Datadog Insider Filing: Option Exercise and 10b5-1 Sales Reported
Rhea-AI Filing Summary
Datadog, Inc. (DDOG) Form 4 filed for Olivier Pomel reports multiple transactions on 09/08/2025 showing option exercise, conversions and open-market sales. The reporting person exercised a 38,118-share stock option with $0.9092 exercise price and holds 952,938 Class B shares after the exercise. The filing shows conversions/acquisitions labeled C(1) for 21,728 and 11,195 Class A shares and sales labeled S(2) of 16,073, 16,550 and 300 Class A shares at weighted-average prices of approximately $135.31, $136.14 and $136.82, respectively. Post-transactions, reported Class A ownership figures are provided in the table.
Positive
- Exercise of vested options (38,118 shares) indicating the reporting person fulfilled compensation-related actions with a nominal exercise price of $0.9092
- Use of a 10b5-1 plan (dated September 13, 2024) for sales, which provides an affirmative defense framework for scheduled insider transactions
- Clear disclosure of weighted-average sale prices and offer to provide per-price breakdowns upon request, supporting transparency
Negative
- Insider sold Class A shares (16,073; 16,550; 300) reducing reported Class A holdings, which could be viewed as insider liquidity rather than accumulation
- Significant volume of shares sold across multiple price bands (prices ranged from roughly $134.70 to $136.88), which may modestly increase circulating supply from insider holdings
Insights
TL;DR: Insider exercised options, converted shares and executed planned sales under a 10b5-1 plan, reducing some Class A holdings while increasing exercised option-based ownership.
The filing documents a fully vested option exercise of 38,118 shares at a $0.9092 strike, increasing direct beneficial ownership of Class B shares to 952,938. Several blocks of Class A shares were sold pursuant to a 10b5-1 plan dated September 13, 2024, with reported weighted-average sale prices in the $134.70–$136.88 ranges. Conversions labeled C(1) reflect convertible Class B/Class A mechanics described in the explanation. Transactions appear routine given the presence of an established 10b5-1 plan and an exercise of vested options; the filing does not disclose any new compensation grants or material changes to governance.

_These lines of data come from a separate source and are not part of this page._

#define FLM_TILE_PARAMS()                                                    \
  {                                                                          \
    const int ty = (cur_tap * a.kw_magic) >> 16;                             \
    ld_ky = ty - a.pad;                                                      \
    ld_kx = cur_tap - ty * a.kw - a.pad;                                     \
    ld_delta = (ld_ky * a.w + ld_kx) * a.cin * 4 + xbias + cur_chunk * 128;  \
    ld_koff = cur_tap * a.cin * 4 + cur_chunk * 128;                         \
    ld_gid = ((cur_chunk * ntaps + cur_tap) * a.grp_magic) >> 16;            \
    rem &= rem - 1;                                                          \
    if (rem == 0) {                                                          \
      rem = tapmask;                                                         \
      if (++cur_chunk == a.cpt) cur_chunk = 0;  \
    }                                                                        \
    cur_tap = __builtin_ctzll(rem);                                          \
  }
#define FLM_DMA_A(J, STG)                                                                                    \
  {                                                                                                          \
    const int iy = (pyx[J] >> 16) + ld_ky, ix = (pyx[J] & 0xffff) + ld_kx;                                   \
    const bool ok_ = (unsigned)iy < (unsigned)a.h && (unsigned)ix < (unsigned)a.w;                          \
    dma_load16(xdma, dma_a + (STG) * (TILE_F * 4) + (J) * 32 * 128, ok_ ? rowoff[J] : kOobOffset, ld_delta); \
  }
#define FLM_DMA_B(J, STG) dma_load16(wdma, dma_b + (STG) * (TILE_F * 4) + (J) * 32 * 128, wrow0, (J) * wstep + ld_koff);
#define FLM_READ_FRAGS(AF0, AF1, BF0, BF1, T, STG)                                                          \
  {                                                                                                         \
    int oa_ = off_a, ob_ = off_b;                                                                           \
    if (FLM_IGEMM_VAR & 2) asm volatile("" : "+v"(oa_), "+v"(ob_));  \
    const int fct_ = (T) == 0 ? fc0 : ((T) == 1 ? fc1 : ((T) == 2 ? fc2 : fc3));                            \
    const char* pa_ = !(FLM_IGEMM_VAR & 2) ? smem_raw + (fa0 + fct_) * 4 + (STG) * (TILE_F * 4)             \
                                           : smem_raw + ((oa_ ^ ((T) << 5)) + (STG) * (TILE_F * 4));        \
    const char* pb_ = !(FLM_IGEMM_VAR & 2) ? smem_raw + (fb0 + fct_) * 4 + (STG) * (TILE_F * 4) + 2 * TILE_F * 4 \
                                           : smem_raw + ((ob_ ^ ((T) << 5)) + (STG) * (TILE_F * 4) + 2 * TILE_F * 4); \
    AF0 = *reinterpret_cast<const float4*>(pa_);                                                            \
    AF1 = *reinterpret_cast<const float4*>(pa_ + 32 * BK * 4);                                              \
    BF0 = *reinterpret_cast<const float4*>(pb_);                                                            \
    BF1 = *reinterpret_cast<const float4*>(pb_ + 32 * BK * 4);                                              \
  }
#define FLM_SLOT_x 0
#define FLM_SLOT_y 1
#define FLM_SLOT_z 2
#define FLM_SLOT_w 3
#define FLM_MFMA4(AF0, AF1, BF0, BF1, E)                                                     \
  mfma_slot<false, FLM_SLOT_##E>(AF0, AF1, BF0, BF1, acc00, acc01, acc10, acc11);            \
  __builtin_amdgcn_sched_barrier(0);
#define FLM_FLUSH1(SUM, ACC, AV, BV)                                                         \
  SUM += ACC;                                                                                \
  ACC = __builtin_amdgcn_mfma_f32_32x32x2f32(AV, BV, zero16, 0, 0, 0);                       \
  __builtin_amdgcn_sched_barrier(0);
#define FLM_MFMA4_FLUSH(AF0, AF1, BF0, BF1)                                                  \
  FLM_FLUSH1(sum00, acc00, AF0.x, BF0.x)                                                     \
  FLM_FLUSH1(sum01, acc01, AF0.x, BF1.x)                                                     \
  FLM_FLUSH1(sum10, acc10, AF1.x, BF0.x)                                                     \
  FLM_FLUSH1(sum11, acc11, AF1.x, BF1.x)
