@@ -2031,9 +2084,10 @@
 {
     const int tid = threadIdx.x, l = tid & 63, wv = tid >> 6;
     PROF_BEGIN();
-    cd_window_products<NB, RES>(smem, src.at(w), n_ch, n_t, src.ld_of(w));
-    const double* accs = reinterpret_cast<const double*>(smem) + CdLayout<NB>::TILE;
-    const double* sdev = accs + CdLayout<NB>::ACCS + CdLayout<NB>::CP;
+    constexpr int TCH = LP::FIXED ? EEG_FIXED_TCH : CD_TCH;
+    cd_window_products<NB, RES, TCH>(smem, src.at(w), n_ch, n_t, src.ld_of(w));
+    const double* accs = reinterpret_cast<const double*>(smem) + CdLayout<NB, TCH>::TILE;
+    const double* sdev = accs + CdLayout<NB, TCH>::ACCS + CdLayout<NB, TCH>::CP;
     const double fact = 1.0 / (double)(n_t - 1);
     auto dist_at = [&](int i, int j, double* r_out) {
         double r = (accs[CdLayout<NB>::acc_index(i, j)] * fact / sdev[i]) / sdev[j];
@@ -2072,7 +2126,7 @@
     }
     __syncthreads();
     PROF_MARK(0);
-    rips_dm_rest<256, TOTAL ? 2 : 1, W, WT, TOTAL>(smem, w, n_ch, thresh, vmax, kmin_thread, L, out, psi_g);
+    rips_dm_rest<256, TOTAL ? 2 : 1, W, WT, TOTAL, LP>(smem, w, n_ch, thresh, vmax, kmin_thread, L, out, psi_g);
 }
 
 #ifndef TDA_EEG_WIDE_WAVES
@@ -2112,6 +2166,18 @@
             eeg_one_window<NB, RES, W, WT>(smem, windows, win, n_ch, n_t, thresh, L, out, dist, corr);
         RETRY_SCAN_END()
     }
+}
+#ifndef TDA_EEG_FIXED_WAVES
+#define TDA_EEG_FIXED_WAVES 7
+#endif
+template <class SRC, typename WT>
+__global__ void __launch_bounds__(256, TDA_EEG_FIXED_WAVES)
+eeg_window_fixed_kernel(SRC windows, int n_win, int n_ch, int n_t, float thresh, RipsLayout L, RipsOut out,
+                        double* __restrict__ dist, double* __restrict__ corr, unsigned long long* __restrict__ retry_ctr)
+{
+    extern __shared__ __attribute__((aligned(16))) unsigned char smem[];
+    if ((int)blockIdx.x < n_win)
+        eeg_one_window<3, false, 1, WT, false, EL<(int)sizeof(WT)>>(smem, windows, (int)blockIdx.x, n_ch, n_t, thresh, L, out, dist, corr);
 }
 template <int NB, bool RES, class SRC>
 __global__ void __launch_bounds__(256, 2)
@@ -2217,6 +2283,23 @@
     L.guard[0] = NL::PSI; L.guard[1] = NL::MISC; L.guard[2] = NL::AUX; L.guard[3] = NL::TOTAL; L.guard[4] = NL::TOTAL;
     L.n_guard = 4;
     return L;
+}
+
+template <int PB>
+static RipsLayout make_eeg_fixed_layout(int n_ch)
+{
+    using F = EL<PB>;
+    RipsLayout L;
+    L.off_members = F::MEMBERS; L.off_rank = F::RANK; L.off_ord = F::ORD; L.off_aux = F::AUX; L.off_misc = F::MISC;
+    L.off_psi = 0; L.psi_bytes = 0; L.off_cursor = F::MISC + MISC_SORTCNT; L.off_rscr = F::MISC;
+    L.total = n_ch <= EEG_FIXED_NCH ? F::TOTAL : 0;
+    L.guard[0] = F::RANK; L.guard[1] = F::ORD; L.guard[2] = F::AUX; L.guard[3] = F::MISC; L.guard[4] = F::SWEEP;
+    L.n_guard = 5;
+    return L;
+}
+extern "C" __attribute__((visibility("default"))) int tda_eeg_fixed_lds_bytes(int bits)
+{
+    return bits == 32 ? EL<4>::TOTAL : bits == 64 ? EL<8>::TOTAL : 0;
 }
 
 static tda_status order_h1(tda_ctx* ctx, double* h1, int h1_cap, int* h1_cnt, int n_win, hipStream_t st)
@@ -2315,8 +2398,9 @@
 }
 
 template <bool RES, class SRC>
-static auto eeg_kernel(const SRC* src, int bits, bool retry)
-{
+static auto eeg_kernel(const SRC* src, int bits, bool retry, bool fixed)
+{
+    if (fixed) return bits == 32 ? eeg_window_fixed_kernel<SRC, u32> : eeg_window_fixed_kernel<SRC, u64>;
     switch (bits) {
     case 32: return eeg_kernel_of<3, RES, 1, false, u32>(src);
     case 64: return retry ? eeg_kernel_of<3, RES, 1, true, u64>(src) : eeg_kernel_of<3, RES, 1, false, u64>(src);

TL;DR: Actions are consistent with standard insider liquidity and option exercise; no governance red flags disclosed in the form.
The report includes automatic/optional conversions of Class B into Class A and scheduled sales under a documented 10b5-1 plan. The explanation clarifies conversion mechanics and the 10b5-1 plan date, which supports an affirmative defense for the sales. No departures, new appointments, or extraordinary transfers are reported. The filing is procedural and informative for share-count tracking rather than indicating governance change.